Arithmetic Is Hard—To Get Right
September 25, 2007 — Mark Sofroniou, Kernel Technology
Today we were reminded again about how hard it can be. A nasty little bug in Excel 2007 came to light, whereby the result of computing, for example, 850*77.1 is displayed as 100000:
Of course, this works just fine in Mathematica:
But why is arithmetic so difficult to get right?
The standard “schoolbook” algorithms are pretty easy. But they’re inefficient and often unnecessarily inaccurate. So people like me have done a huge amount of work to find algorithms that are more efficient and accurate. And the problem is that these algorithms are inevitably more complicated, and one has to be very careful to avoid insidious bugs.
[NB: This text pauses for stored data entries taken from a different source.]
# lixilinx/psgd_tf

Hardware: AMD Instinct MI355X
Metric: uvd_update_apply_params_per_sec (higher is better)
Workload: dtype f32

## Files before the change

### psgd_tf_amd/csrc/psgd_uvd.hip

```cpp
#include "uvd_kernels.h"
#include "psgd_hip.h"
#include <math.h>

namespace psgd {

const UvdOps* uvd_ops_group0(int r);
const UvdOps* uvd_ops_group1(int r);
const UvdOps* uvd_ops_group2(int r);
const UvdOps* uvd_ops_group3(int r);

const UvdWideOps* uvd_wide_group0(int r);
const UvdWideOps* uvd_wide_group1(int r);
const UvdWideOps* uvd_wide_group2(int r);
const UvdWideOps* uvd_wide_group3(int r);
const UvdWideOps* uvd_wide_ops_for_rank(int r) {
  if (r <= PSGD_UVD_MAX_RANK || r > 2 * PSGD_UVD_MAX_RANK) return nullptr;
  switch ((r - 33) / 8) {
    case 0: return uvd_wide_group0(r);
    case 1: return uvd_wide_group1(r);
    case 2: return uvd_wide_group2(r);
    default: return uvd_wide_group3(r);
  }
}

// ... 42 lines not shown
  double* sums; float* coef; float* maxbuf; void* part; float* pmax; float* nabla;
};

static int ws_open(void* ws, int64_t ws_bytes, int64_t N, int r, Ws* out) {
  if (N <= 0) return PSGD_ERR_BAD_ARG;
  if (r < 1 || r > PSGD_UVD_MAX_RANK) return PSGD_ERR_RANK;
  if (!ws || (reinterpret_cast<uintptr_t>(ws) & 255)) return PSGD_ERR_WORKSPACE;
  const WsLayout L = ws_layout(N, r);
  if (ws_bytes < L.total) return PSGD_ERR_WORKSPACE;
  char* b = static_cast<char*>(ws);
  out->sums = reinterpret_cast<double*>(b + L.sums_off);
  out->coef = reinterpret_cast<float*>(b + L.coef_off);
  out->maxbuf = reinterpret_cast<float*>(b + L.max_off);
  out->part = b + L.part_off;
  out->pmax = reinterpret_cast<float*>(b + L.pmax_off);
  out->nabla = reinterpret_cast<float*>(b + L.nabla_off);
  return PSGD_OK;
}

static inline bool misaligned16(const void* p) { return (reinterpret_cast<uintptr_t>(p) & 15) != 0; }

static int g_tune_staging = 0;
static int g_tune_blocks_per_cu = 0;
static int g_tune_tiles_per_wave = 8;

constexpr int kProfSlots = 8;
constexpr int kProfMaxPairs = 4096;
struct ProfPair { hipEvent_t e0, e1; };
static int g_prof_on = 0;
static ProfPair g_prof_pairs[kProfSlots][kProfMaxPairs];
static int g_prof_created[kProfSlots];
static int g_prof_used[kProfSlots];

struct ProfScope {
  hipEvent_t e1 = nullptr;
  hipStream_t st;
  ProfScope(int slot, hipStream_t s) : st(s) {
    if (!g_prof_on || slot < 0 || slot >= kProfSlots || g_prof_used[slot] >= kProfMaxPairs) return;
    const int i = g_prof_used[slot];
    if (i >= g_prof_created[slot]) {
      if (hipEventCreate(&g_prof_pairs[slot][i].e0) != hipSuccess) return;
      if (hipEventCreate(&g_prof_pairs[slot][i].e1) != hipSuccess) return;
      g_prof_created[slot] = i + 1;
    }
    g_prof_used[slot] = i + 1;
    (void)hipEventRecord(g_prof_pairs[slot][i].e0, st);
    e1 = g_prof_pairs[slot][i].e1;
  }
  ~ProfScope() {
    if (e1) (void)hipEventRecord(e1, st);
  }
};

static int num_cus() {
  static int n = 0;
  if (n == 0) {
    int dev = 0;
    (void)hipGetDevice(&dev);
    int v = 0;
    if (hipDeviceGetAttribute(&v, hipDeviceAttributeMultiprocessorCount, dev) != hipSuccess || v <= 0) v = 256;
    n = v;
  }
  return n;
}

static inline int use_nt(int64_t N, int r) {
  if (g_tune_staging == 1) return 0;
  if (g_tune_staging == 2) return 1;
  return (int64_t)N * r * 8 > (int64_t)192 * 1024 * 1024;
}

int policy_nt(int64_t stream_bytes) {
  if (g_tune_staging == 1) return 0;
  if (g_tune_staging == 2) return 1;
  return stream_bytes > (int64_t)192 * 1024 * 1024;
}
int policy_grid_blocks(int occ) {
  if (occ <= 0) occ = 1;
  if (g_tune_blocks_per_cu > 0 && g_tune_blocks_per_cu < occ) occ = g_tune_blocks_per_cu;
  if (g_tune_blocks_per_cu < 0) occ = -g_tune_blocks_per_cu;
  return occ;
}
int device_cus() { return num_cus(); }

static int g_tune_grid[16] = {0};

static int sweep_grid(const UvdOps* ops, int r, int which, int64_t N, int hard_cap) {
  static int occ_cache[PSGD_UVD_MAX_RANK + 1][16];
  if (which >= 0 && which < 16 && g_tune_grid[which] > 0) {
    const int64_t tiles = (N + ops->tile_rows - 1) / ops->tile_rows;
    int64_t grid = (tiles + kWavesPerBlock - 1) / kWavesPerBlock;
    if (grid > g_tune_grid[which]) grid = g_tune_grid[which];
    if (grid > hard_cap) grid = hard_cap;
    return (int)(grid < 1 ? 1 : grid);
  }
  int occ = occ_cache[r][which];
  if (occ == 0) {
    occ = ops->occupancy(which);
    if (occ <= 0) occ = 1;
    occ_cache[r][which] = occ;
  }
  if (which == kOccUpdS2U || which == kOccUpdS2V || which == kOccUpdS2F) {
    const int want = ((long)ops->tile_rows * r * 4 >= 4096) ? 1 : 2;
    if (want < occ) occ = want;
  } else if (which == kOccFinal) {
    occ = 1;
  }
  if (g_tune_blocks_per_cu > 0 && g_tune_blocks_per_cu < occ) occ = g_tune_blocks_per_cu;
  if (g_tune_blocks_per_cu < 0) occ = -g_tune_blocks_per_cu;
  const int64_t tiles = (N + ops->tile_rows - 1) / ops->tile_rows;
  int64_t grid = (tiles + kWavesPerBlock - 1) / kWavesPerBlock;
  int64_t cap = (int64_t)num_cus() * occ;
  if (g_tune_blocks_per_cu == 0) {
    int64_t want = tiles / (kWavesPerBlock * (g_tune_tiles_per_wave > 0 ? g_tune_tiles_per_wave : 1));
    if (want < num_cus()) want = num_cus();
    if (cap > want) cap = want;
  }
  if (grid > cap) grid = cap;
  if (grid > hard_cap) grid = hard_cap;
  if (grid < 1) grid = 1;
  return (int)grid;
}

template <class T>
__global__ __launch_bounds__(kThreads) void k_reduce_sum(const T* __restrict__ part, int G, int L,
                                                         double* __restrict__ sums, float* __restrict__ coef) {
  __shared__ double red[kWavesPerBlock][64];
  const int lane = threadIdx.x & 63, w = threadIdx.x >> 6;
  const int id = blockIdx.x * 64 + lane;
  double s = 0.0;
  if (id < L) {
    int b = w;
    for (; b + 7 * kWavesPerBlock < G; b += 8 * kWavesPerBlock) {
      T x[8];
#pragma unroll
      for (int u = 0; u < 8; ++u) x[u] = part[(long)(b + u * kWavesPerBlock) * L + id];
#pragma unroll
      for (int u = 0; u < 8; ++u) s += (double)x[u];
    }
    for (; b < G; b += kWavesPerBlock) s += (double)part[(long)b * L + id];
  }
  red[w][lane] = s;
  __syncthreads();
  if (w == 0 && id < L) {
    const double t = ((red[0][lane] + red[1][lane]) + red[2][lane]) + red[3][lane];
    sums[id] = t;
    if (coef) coef[id] = (float)t;
  }
}

__global__ __launch_bounds__(kThreads) void k_reduce_sum_t(const float* __restrict__ part, int G, int L,
                                                           double* __restrict__ sums, float* __restrict__ coef) {
  const int lane = threadIdx.x & 63;
  const int id = blockIdx.x * kWavesPerBlock + (threadIdx.x >> 6);
  if (id >= L) return;
  const float* p = part + (long)id * G;
  float x[kMaxGrid / 64];
#pragma unroll
  for (int u = 0; u < kMaxGrid / 64; ++u) x[u] = p[min(lane + 64 * u, G - 1)];
  double s = 0.0;
#pragma unroll
  for (int u = 0; u < kMaxGrid / 64; ++u) s += (lane + 64 * u < G) ? (double)x[u] : 0.0;
#pragma unroll
  for (int off = 32; off > 0; off >>= 1) s += __shfl_down(s, off, 64);
  if (lane == 0) {
    sums[id] = s;
// ... 655 lines not shown
      for (int off = 32; off > 0; off >>= 1) sum += __shfl_down(sum, off, 64);
      if (lane == 0) { pqs[e] = sum; pq[e] = sum; }
    }
  } else {
    for (int e = tid; e < 4 * r; e += blockDim.x) pqs[e] = pq[e];
    if (tid == 0) mx = maxbuf[0];
  }
  const int nb = (2 * r + 2 + 15) / 16;
  auto Gm = [&](int a, int b) -> double {
    if constexpr (DENSE) return gram[a * (2 * r + 2) + b];
    if (a > b) { const int t = a; a = b; b = t; }
    const int bi = a >> 4, bj = b >> 4, i = a & 15, j = b & 15;
    const int p = bi * nb - (bi * (bi - 1)) / 2 + (bj - bi);
    return gram[p * 256 + (i & 3) * 64 + (((i >> 2) << 4) | j)];
  };
  const bool act = tid < r;
  if (act) {
    for (int j0 = 0; j0 < r; j0 += 8) {
      double t[8];
#pragma unroll
      for (int u = 0; u < 8; ++u) t[u] = Gm(tid, (j0 + u < r) ? j0 + u : 0);
#pragma unroll
      for (int u = 0; u < 8; ++u)
        if (j0 + u < r) A[tid][j0 + u] = t[u];
    }
    if (update_U) {
      const double mu = c64[4 * r], aa = c64[4 * r + 1], ab = c64[4 * r + 2], bb = c64[4 * r + 3];
      const double Ua = c64[tid], Ub = c64[r + tid], c1 = c64[2 * r + tid], c2 = c64[3 * r + tid];
      for (int j = 0; j < r; ++j) {
        const double Uaj = c64[j], Ubj = c64[r + j], c1j = c64[2 * r + j], c2j = c64[3 * r + j];
        A[tid][j] += -mu * (Ua * c1j + c1 * Uaj - Ub * c2j - c2 * Ubj) +
                     mu * mu * (aa * c1 * c1j - ab * (c1 * c2j + c2 * c1j) + bb * c2 * c2j);
      }
    }
  }
  __syncthreads();
  const double mud = (double)(step / (mx + tiny));
  if (act) s1n[tid] = pqs[r + tid] - mud * pqs[3 * r + tid];
  __syncthreads();
  if (act) {
    double s2 = pqs[tid] - mud * pqs[2 * r + tid];
    for (int k = 0; k < r; ++k) s2 += A[tid][k] * s1n[k];
    coef[tid] = (float)s1n[tid];
    coef[r + tid] = (float)s2;
    s_out[tid] = s1n[tid];
    s_out[r + tid] = s2;
  }
}

}

using namespace psgd;

#define PSGD_CHECK_LAUNCH(expr)                 \
  do {                                          \
    const int _e = (expr);                      \
    if (_e != 0) return PSGD_ERR_LAUNCH;        \
  } while (0)

static inline int last_launch() { return (int)hipGetLastError(); }

extern "C" {

int psgd_abi_version(void) { return PSGD_ABI_VERSION; }

const char* psgd_error_string(int code) {
  switch (code) {
    case PSGD_OK: return "ok";
    case PSGD_ERR_BAD_ARG: return "bad argument (null pointer or non-positive size)";
    case PSGD_ERR_RANK: return "rank of modification outside [1, 32]";
    case PSGD_ERR_WORKSPACE: return "workspace missing, too small or not 256-byte aligned";
    case PSGD_ERR_ALIGN: return "matrix pointer not 16-byte aligned";
    case PSGD_ERR_LAUNCH: return "HIP kernel launch failed";
    case PSGD_ERR_SHAPE: return "inconsistent or unsupported matrix shapes";
    default: return "unknown error";
  }
}
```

Take multiplying integers, for example. The standard “schoolbook” long-multiplication algorithm uses n^2 multiplications to multiply two n-digit numbers. But many of these multiplications are actually redundant, and we now know clever algorithms that take n^1.58, n log n, or even fewer multiplications for large n. So this means that if one wants to do a million-digit multiplication, Mathematica can do it in a fraction of a second using these algorithms–while it would take at least a few minutes using standard long multiplication. The black squares below show the multiplications required for the schoolbook and Karatsuba algorithms respectively.
Today’s Excel bug is actually not about underlying multiplication, but instead about displaying numbers in base 10. Current computers essentially all represent numbers in binary. But when one outputs them, one has to convert to base 10.
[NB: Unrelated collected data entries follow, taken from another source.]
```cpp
int k_nchw3_to_nhwc4_pad(int dtype, const float* x, void* y, int N, int H, int W, int pad_t, int pad_l, int Hp, int Wp, hipStream_t s);
int k_maxpool3x3s2(int dtype, const void* x, void* y, int N, int H, int W, int C, hipStream_t s);
bool stem_pool_eligible(int dtype, int cout, int Kp, int KH, int H, int W);
int k_stem_pool(int dtype, const void* xpad, const void* w, const float* bias, float wscale, void* y, int N, int H, int W, int Hp, int Wp,
                hipStream_t s);
int k_layernorm(int dtype, const void* x, int x_f32, void* out, int out_f32, const float* gamma, const float* beta, int rows, int D,
                hipStream_t s);
bool mlp_fused_eligible(int dtype, int D);
bool mlp_x2_eligible(int dtype, int D);
void pack_mlp_x2_stream(const float* w1, const float* w2, int D, std::vector<char>& out);
int k_mlp_x2(float* x, void* xn, const float* ln_g, const float* ln_b, const float* next_g, const float* next_b, const void* wstream, const float* b1,
             const float* b2, int M, int D, hipStream_t s);
void pack_mlp_stream(const float* w1, const float* w2, int D, int dtype, std::vector<char>& out);
int k_mlp_fused(int dtype, float* x, void* xn, const float* ln_g, const float* ln_b, const float* next_g, const float* next_b, const void* wstream,
                const float* b1, const float* b2, int M, int D, hipStream_t s);
int k_cast_from_f32(int dtype, const float* x, void* y, size_t n, hipStream_t s);
int k_nhwc_to_nchw_f32(int dtype, const void* x, float* y, int N, int H, int W, int C, int ld, int coff, hipStream_t s);

int k_attention(int dtype, const void* qkv, void* out, int B, int N, int heads, hipStream_t s, void* scratch = nullptr);
size_t attention_scratch_bytes(int dtype, int B, int N, int heads);
int k_frm_vertical(int dtype, const void* kv, const float* vq, void* out, int B, int H, int W, int D, hipStream_t s);

int k_asf(int dtype, const void* p2, const void* p3, const void* p4, const void* p5, const float* w, const float* b, float* scratch, void* out,
          int N, int H, int W, hipStream_t s);
size_t asf_scratch_bytes(int N, int H, int W);
int k_db_maps(const float* bin_logits, const float* thresh_logits, float k, float* binary, float* thresh, float* thresh_binary, size_t n,
              hipStream_t s);

int k_ctc_logsoftmax_argmax(const float* logits, int ld, float* log_probs, int32_t* argmax_ids, int B, int T, int C, hipStream_t s);
int k_ctc_argmax_tbc(const float* log_probs, int32_t* argmax_ids, int B, int T, int C, hipStream_t s);
int k_ctc_collapse(const int32_t* argmax_ids, int32_t* ids, int32_t* lens, int B, int T, int blank, hipStream_t s);

}
```

ocr_vi_invoice_amd/csrc/mlp_x2.hip:

```cpp
#include <stdlib.h>
#include <string.h>

#include "gemm_ring.h"
#include "kernels.h"

namespace ocrvi {
OCRVI_RANGE_FLAG_TU()

struct MlpX2Params {
    float* x = nullptr;
    void* xn = nullptr;
    const float* ln_g = nullptr;
    const float* ln_b = nullptr;
    const float* next_g = nullptr;
    const float* next_b = nullptr;
    const char* wstream = nullptr;
    const float* b1 = nullptr;
    const float* b2 = nullptr;
    int M = 0;
};
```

Doing this conversion might seem to be the “easy part.” But actually, it’s really subtle. The main issue is being able to round the underlying binary form to the “nearest representation” in decimal.
If one gets it wrong, very bizarre things can happen. For example, one can enter a number in decimal, have it converted to binary to be stored, and then have it end up being a different number when one prints it out. And in fact, this happens in Excel, not only in the 2007 version but also in previous versions. Here one enters 40000.223 and it shows up as 40000.2229999999:
Converting from binary to decimal is based on multiplication; converting from decimal to binary is based on division. The tricky part is that for some numbers, the multiplication or division needs to be done to a higher precision than the numbers themselves in order to get the correct answers.
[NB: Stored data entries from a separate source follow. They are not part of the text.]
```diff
@@ -812,8 +833,7 @@
                 nt, ns = ln(pe1=pe_t, pe1_div=L, pe2=pe_s, pe2_div=div_s, two=True)
                 nimg = ln() if a.image else None
             h = self._motion_attn(h, nt, ns, nimg, a, V, n, F, L)
-        h = self._ff(h, pk.ff)
-        return ops.gemm(h, pk.pout[0], pk.pout[1], residual=x)
+        return self._ff(h, pk.ff, pk.pout, x)
 
     def capture_graph(self, **inputs):
         clone = lambda v: v.clone() if torch.is_tensor(v) else ({k: w.clone() for k, w in v.items()} if isinstance(v, dict) else v)
diff --git a/include/animate3d_hip.h b/include/animate3d_hip.h
--- a/include/animate3d_hip.h
+++ b/include/animate3d_hip.h
@@ -41,6 +41,10 @@
 
 int a3d_gemm2_bf16(a3d_stream_t stream, const void* X, int64_t ldx, const void* X2, int64_t ldx2, int64_t K1,
                    const void* W, int64_t ldw, const float* bias, void* Y, int64_t ldy, int64_t M, int64_t N, int64_t K, int flags);
+
+int a3d_gemm2_res_bf16(a3d_stream_t stream, const void* X, int64_t ldx, const void* X2, int64_t ldx2, int64_t K1,
+                       const void* W, int64_t ldw, const float* bias, void* Y, int64_t ldy, int64_t M, int64_t N, int64_t K, int flags,
+                       const void* R, int64_t ldr, float alpha, float beta);
 
 int a3d_gemm_f32out_bf16(a3d_stream_t stream, const void* X, int64_t ldx, const void* W, int64_t ldw,
                          const float* bias, float* Y, int64_t ldy, int64_t M, int64_t N, int64_t K, float alpha);
@@ -225,6 +229,9 @@
                     void* ws, int64_t ws_bytes, int64_t* ws_needed);
 int a3d_gemm2_f16(a3d_stream_t stream, const void* X, int64_t ldx, const void* X2, int64_t ldx2, int64_t K1,
                   const void* W, int64_t ldw, const float* bias, void* Y, int64_t ldy, int64_t M, int64_t N, int64_t K, int flags);
+int a3d_gemm2_res_f16(a3d_stream_t stream, const void* X, int64_t ldx, const void* X2, int64_t ldx2, int64_t K1,
+                      const void* W, int64_t ldw, const float* bias, void* Y, int64_t ldy, int64_t M, int64_t N, int64_t K, int flags,
+                      const void* R, int64_t ldr, float alpha, float beta);
 int a3d_gemm_f32out_f16(a3d_stream_t stream, const void* X, int64_t ldx, const void* W, int64_t ldw,
                          const float* bias, float* Y, int64_t ldy, int64_t M, int64_t N, int64_t K, float alpha);
 int a3d_gemm_geglu_f16(a3d_stream_t stream, const void* X, int64_t ldx, const void* W, int64_t ldw,
```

Most computer systems just work with numbers at a fixed precision that’s immediately available from the underlying hardware. And if one can’t do anything to increase the precision, it’s simply not possible to always get the right answers for binary-to-decimal and decimal-to-binary conversions.
Mathematica takes a much more sophisticated view of numbers. Ever since the beginning, it’s allowed numbers to have arbitrary numbers of digits, and arbitrary precision–and it can track precision through a computation.
One might have thought that arbitrary precision would only be important for something esoteric like computational number theory. But in fact, what we’ve seen in recent years is that it’s increasingly crucial in ensuring reliability in everyday computations. So it’s really nice that it’s built in throughout the Mathematica system.
One of the strange things about arithmetic and arithmetic algorithms is that it can be fairly easy to get them almost right–but there can be weird bugs that crop up only in rare cases.
This has happened many times. The Pentium FDIV bug in 1994 occurred only for particular numbers that happened to sample an incorrect entry in a lookup table. The Ariane 5 rocket explosion in 1996 occurred because a conversion between number types failed for particular numbers. And so on.
Carries are a particularly common cause of rare bugs. What can happen is that there may be only some rare class of numbers for which a carry propagates in a particular way that causes trouble. Problems like this have a long history; Charles Babbage’s original mechanical computers in the 1820s would get stuck if they had to carry too far. And most likely the problem in Excel today is associated with carries.
One problem with rare bugs that afflict only numbers with particular patterns of bits is that they can be very hard to catch in testing. One can run an algorithm on billions of numbers, and never see a problem.
But if one is working on some particular computation that happens to generate numbers with a particular structure, one can fall right into the bug.
When we test Mathematica, we put a lot of effort into systematically testing all of the “fringe” cases where unusual things might happen. And doing this correctly requires quite sophisticated knowledge not only of testing but also of the underlying algorithms that are used.
These days reliability is an increasingly important component of numerical computation. Machines have become so fast that people are doing huge numbers of numerical computations all the time. And now what’s critical is to get them right all the time–because if there’s a fringe case that’s wrong, it’s now going to be noticed.
It’s not easy to get reliable numerical computation, and it’s not something one can “bolt on” after the fact. It’s something one has to build in from the beginning, as we’ve done in Mathematica for nearly 20 years.